[Stored entries]

■ ■ ■

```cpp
template <int H1, int H2, int E, bool RELU>
__global__ void __launch_bounds__(512)
dib_fused_encoder_bwd_kernel(DibFusedBwdArgs a) {
  static_assert(E % 32 == 0, "fused backward: embedding dimension must be a multiple of 32");
  static_assert(H1 / 32 <= 4 && H2 / 32 <= 4, "act' bit masks: one 64-bit word per (lane, layer)");
  using C = DibFusedBwdCfg<H1, H2, E>;
  extern __shared__ __attribute__((aligned(16))) float lds[];
  float* W2i = lds;
  float* W3i = W2i + C::W2_FLOATS;
  float* patch = W3i + C::W3_FLOATS + (threadIdx.x >> 6) * C::PATCH;

  const int f = blockIdx.y;
  const int tid = threadIdx.x, lane = tid & 63, wave = tid >> 6;
  const int m = lane & 31, h = lane >> 5;
  const int4 fm = a.featmap[f];
  const int in_dim = fm.y;
  const int F = a.F;
  const float* Pf = a.P + (long long)fm.w * a.batch;
  {
    const float* W2 = a.params + a.w_off[1 * F + f];
    const float* W3 = a.params + a.w_off[2 * F + f];
    dib_stage_batched<H1 * H2>(tid, [&](int i) { return W2[i]; },
                               [&](int i, float v) { const int k1 = i / H2, k2 = i - k1 * H2; W2i[k1 * C::P2 + k2] = v; });
    dib_stage_batched<H2 * C::N3>(tid, [&](int i) { const int k2 = i / C::N3, n = i - k2 * C::N3;
                                                    return (n < C::E2) ? W3[(long long)k2 * C::E2 + n] : 0.f; },
                                  [&](int i, float v) { const int k2 = i / C::N3, n = i - k2 * C::N3; W3i[k2 * C::P3 + n] = v; });
  }
  __syncthreads();

  const int n_tiles = (a.batch + 255) / 256;
  const float slope = dib_neg_slope(a.act);
  const float kb = a.beta_dev[0] * a.inv_bg;
  dib_f32x4 dw1[2 * C::T1];
#pragma unroll
  for (int t = 0; t < 2 * C::T1; ++t) dw1[t] = dib_f32x4{0.f, 0.f, 0.f, 0.f};
  const int l15 = lane & 15, lg = lane >> 4;

  for (int tile = blockIdx.x; tile < n_tiles; tile += gridDim.x) {
    const int wrow0 = tile * 256 + wave * 32;
    if (wrow0 >= a.batch) continue;
    const int rows_valid = min(32, a.batch - wrow0);
    const int b = min(wrow0 + m, a.batch - 1);
    const unsigned long long hbits = a.h2mask[((long long)f * a.batch + b) * 2 + h];
    const unsigned long long h1bits = a.h1mask[((long long)f * a.batch + b) * 2 + h];
    dib_f32x16 dout[C::T3];
    {
      const float* eo = a.enc_out + ((long long)f * a.batch + wrow0) * C::E2;
      const long long so = (long long)wrow0 * ((long long)F * E) + (long long)f * E;
#pragma unroll
      for (int t = 0; t < E / 32; ++t) {
        const DibTile4 vm = dib_tile_gload(eo + 32 * t, C::E2, rows_valid, lane);
        const DibTile4 vl = dib_tile_gload(eo + E + 32 * t, C::E2, rows_valid, lane);
        const DibTile4 vg = dib_tile_gload(a.GU + so + 32 * t, (long long)F * E, rows_valid, lane);
        const DibTile4 vu = dib_tile_gload(a.U + so + 32 * t, (long long)F * E, rows_valid, lane);
        const dib_f32x16 mu = dib_tile_to_frag(patch, vm, lane);
        const dib_f32x16 lv = dib_tile_to_frag(patch, vl, lane);
        const dib_f32x16 g = dib_tile_to_frag(patch, vg, lane);
        const dib_f32x16 u = dib_tile_to_frag(patch, vu, lane);
#pragma unroll
        for (int r = 0; r < 16; ++r) {
          const float s = dib_sigma(lv[r]);
          dout[t][r] = g[r] + kb * mu[r];
          dout[t + E / 32][r] = g[r] * (u[r] - mu[r]) * 0.5f + kb * 0.5f * (s * s - 1.f);
        }
      }
      float* dd = a.dout + ((long long)f * a.batch + wrow0) * C::E2;
#pragma unroll
      for (int t = 0; t < C::T3; ++t) dib_store_tile(patch, dout[t], dd + 32 * t, C::E2, rows_valid, lane);
    }

    float pa[8];
#pragma unroll
    for (int s8 = 0; s8 < 8; ++s8) {
      const int rl = dib_dw1_row(s8, lg);
      const float v = Pf[(long long)min(wrow0 + rl, a.batch - 1) * in_dim + min(l15, in_dim - 1)];
      pa[s8] = (rl < rows_valid) ? (l15 < in_dim ? v : (l15 == in_dim ? 1.f : 0.f)) : 0.f;
    }

    dib_f32x16 dh2[C::T2];
    {
      float* dg = a.dh2 + ((long long)f * a.batch + wrow0) * H2;
#pragma unroll
      for (int jo = 0; jo < C::T2; ++jo) {
        dib_f32x16 acc;
#pragma unroll
        for (int r = 0; r < 16; ++r) acc[r] = 0.f;
#pragma unroll
        for (int jt = 0; jt < C::T3; ++jt)
#pragma unroll
          for (int g = 0; g < 4; ++g) {
            const float4 w = *reinterpret_cast<const float4*>(W3i + (32 * jo + m) * C::P3 + 32 * jt + 8 * g + 4 * h);
            acc = DIB_MFMA(w.x, dout[jt][4 * g + 0], acc);
            acc = DIB_MFMA(w.y, dout[jt][4 * g + 1], acc);
            acc = DIB_MFMA(w.z, dout[jt][4 * g + 2], acc);
            acc = DIB_MFMA(w.w, dout[jt][4 * g + 3], acc);
          }
        dib_mask_tile<RELU>(acc, hbits, jo, slope);
        dh2[jo] = acc;
        dib_store_tile(patch, acc, dg + 32 * jo, H2, rows_valid, lane);
      }
    }

    {
#pragma unroll
      for (int jo = 0; jo < C::T1; ++jo) {
        dib_f32x16 acc;
#pragma unroll
        for (int r = 0; r < 16; ++r) acc[r] = 0.f;
#pragma unroll
        for (int jt = 0; jt < C::T2; ++jt)
#pragma unroll
          for (int g = 0; g < 4; ++g) {
            const float4 w = *reinterpret_cast<const float4*>(W2i + (32 * jo + m) * C::P2 + 32 * jt + 8 * g + 4 * h);
            acc = DIB_MFMA(w.x, dh2[jt][4 * g + 0], acc);
            acc = DIB_MFMA(w.y, dh2[jt][4 * g + 1], acc);
            acc = DIB_MFMA(w.z, dh2[jt][4 * g + 2], acc);
            acc = DIB_MFMA(w.w, dh2[jt][4 * g + 3], acc);
          }
        dib_mask_tile<RELU>(acc, h1bits, jo, slope);
#pragma unroll
        for (int g = 0; g < 4; ++g)
          *reinterpret_cast<float4*>(patch + m * 36 + 8 * g + 4 * h) =
              make_float4(acc[4 * g], acc[4 * g + 1], acc[4 * g + 2], acc[4 * g + 3]);
        __builtin_amdgcn_wave_barrier();
#pragma unroll
        for (int s8 = 0; s8 < 8; ++s8) {
          const int rl = dib_dw1_row(s8, lg);
          const float2 bb = *reinterpret_cast<const float2*>(patch + rl * 36 + 2 * l15);
          dw1[2 * jo] = DIB_MFMA16(pa[s8], bb.x, dw1[2 * jo]);
          dw1[2 * jo + 1] = DIB_MFMA16(pa[s8], bb.y, dw1[2 * jo + 1]);
        }
        __builtin_amdgcn_wave_barrier();
      }
    }
  }
  {
    float* dst = a.dw1_partial + (((long long)blockIdx.x * 8 + wave) * F + f) * (16ll * H1);
#pragma unroll
    for (int t = 0; t < 2 * C::T1; ++t)
#pragma unroll
      for (int r = 0; r < 4; ++r) {
        const int n = 32 * (t >> 1) + 2 * l15 + (t & 1);
        dst[(long long)(lg * 4 + r) * H1 + n] = dw1[t][r];
      }
  }
}

__global__ void __launch_bounds__(256)
dib_dw1_reduce_kernel(const float* __restrict__ partial, int nparts, int F, int H1, const long long* __restrict__ w_off,
                      const long long* __restrict__ b_off, const int4* __restrict__ featmap, float* __restrict__ grads) {
  const int f = blockIdx.x, k = blockIdx.y;
  const int in_dim = featmap[f].y;
  if (k > in_dim) return;
  const long long pstride = (long long)F * 16 * H1;
  for (int n = threadIdx.x; n < H1; n += 256) {
    const float* src = partial + ((long long)f * 16 + k) * H1 + n;
    float s = 0.f;
    int pz = 0;
    for (; pz + 8 <= nparts; pz += 8) {
      float v[8];
#pragma unroll
      for (int u = 0; u < 8; ++u) v[u] = src[(pz + u) * pstride];
#pragma unroll
      for (int u = 0; u < 8; ++u) s += v[u];
    }
    for (; pz < nparts; ++pz) s += src[pz * pstride];
    if (k < in_dim) grads[w_off[f] + (long long)k * H1 + n] = s;
    else grads[b_off[f] + n] = s;
  }
}
```

distributed-information-bottleneck.github.io_amd/csrc/host/encoder.h:

```cpp

template <int H1, int H2, int E, bool RELU>
static int launch_fused_fwd(const DibFusedFwdArgs& a, int gx, int F, hipStream_t st) {
  using C = DibFusedCfg<H1, H2, E>;
  const size_t lds = (size_t)C::LDS_FLOATS * sizeof(float);
  return launch_lds<&dib_fused_encoder_fwd_kernel<H1, H2, E, RELU>>(dim3(gx, F), dim3(512), lds, st, a);
}

static int fused_gx(const dib_layout* l, int batch) { return std::max(1, std::min(cdiv(batch, 256), std::max(1, 256 / l->F))); }

static bool fused_bwd_ok(const dib_layout* l) {
  if (!(l->fused_id == 0 || l->fused_id == 1)) return false;
  for (int f = 0; f < l->F; ++f)
    if (l->in_dim[f] > 15) return false;
  return true;
}

static bool use_small_enc(const dib_layout* l, int batch);
static dib_layout::H1Plan h1_recompute_plan(const dib_layout* l, const dib_layout::WsMap& m, const float* w, int batch) {
  dib_layout::H1Plan r;
  if (!knobs().wgrad_recompute_h1 || l->fused_id != 0 || !fused_bwd_ok(l) || l->h1_side.empty() || !l->dev_h1_side) return r;
  if (use_small_enc(l, batch)) return r;
  const GemmCall& c = l->enc_wgrad[1];
  WgradStreamPlan sp;
  if (!wgrad_stream_plan(l->table.data() + c.first, c, w + m.enc_h[0], w + m.g_enc_h[1], batch, m.nsplit, m.rows_per_split,
// ... 149 lines not shown
  float* w = (float*)ws;
  float* gt = wgrad_target(m, w, grads);
  const long long sstride = align_up(l->n_params, 4);
  int rc = DIB_OK;
  const bool small = use_small_enc(l, batch);
  const bool fused = small || fused_bwd_ok(l);
  const int LE = l->n_enc + 1;
  if (stages & 1) {
    if (small) {
      rc = small_encoder_bwd(l, m, w, batch, params, beta_dev, inv_global_batch, st);
    } else if (fused) {
      rc = fused_encoder_bwd(l, m, w, batch, params, beta_dev, inv_global_batch, st);
    } else {
      { ProfScope ps(kProfOther, (hipStream_t)stream);
      DIB_LAUNCH(dib_reparam_kl_bwd_kernel, dim3(m.kl_blocks, l->F), dim3(256), 0, st, w + m.enc_out, w + m.g_u,
                         w + m.U, w + m.dout, beta_dev, inv_global_batch, batch, l->F, l->E); }
      rc = (int)hipGetLastError();
    }
    if (rc) return rc;
  }
  for (int ly = LE - 1; ly >= 0; --ly) {
    const bool last = ly == LE - 1;
    const float* gout = last ? w + m.dout : w + m.g_enc_h[ly];
    const float* hin = ly == 0 ? w + m.P : w + m.enc_h[ly - 1];
    const bool wgrad_here = (last ? (stages & 2) : (stages & 1)) && !(fused && ly == 0);
    if (wgrad_here && ly == 1 && fused && !small) {
      const dib_layout::H1Plan plan = h1_plan_of(l, ws);
      if (plan.recompute) {
        const GemmCall& c = l->enc_wgrad[ly];
        rc = launch_wgrad_h1(plan.ch, l->act == 1, l->dev_groups, l->dev_h1_side, c, w + m.P, params, gout, gt, gt, batch, plan.nsplit,
                             plan.rows_per_split, sstride, st);
        if (rc == DIB_OK && m.nsplit > 1)
          rc = retire_stale_slabs(l, batch, l->table.data() + c.first, c.count, plan.nsplit, m.nsplit, gt, sstride, st);
        if (rc) return rc;
        continue;
      }
    }
    if (wgrad_here) {
      const bool halve = l->enc_wgrad[ly].max_n <= 64 && m.nsplit >= 32 && (m.nsplit % 2) == 0;
      rc = launch_gemm<2>(l, l->enc_wgrad[ly], hin, gout, gt, nullptr, nullptr, gt, batch, 0,
                          halve ? m.nsplit / 2 : m.nsplit, halve ? 2 * m.rows_per_split : m.rows_per_split, sstride, st,
                          m.nsplit);
      if (rc) return rc;
    }
    if ((stages & 1) && ly >= 1 && !fused) {
      rc = launch_gemm<1>(l, l->enc_dgrad[ly], gout, params, w + m.g_enc_h[ly - 1], nullptr, hin, nullptr, batch,
                          l->act, 1, 0, 0, st);
      if (rc) return rc;
    }
  }
  return DIB_OK;
}

extern "C" {
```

■ ■ ■

== Exercise brief ==
Copy out each line of the records where the word "nullptr" appears.

== Problem solution ==
      rc = launch_gemm<2>(l, l->enc_wgrad[ly], hin, gout, gt, nullptr, nullptr, gt, batch, 0,
      rc = launch_gemm<1>(l, l->enc_dgrad[ly], gout, params, w + m.g_enc_h[ly - 1], nullptr, hin, nullptr, batch,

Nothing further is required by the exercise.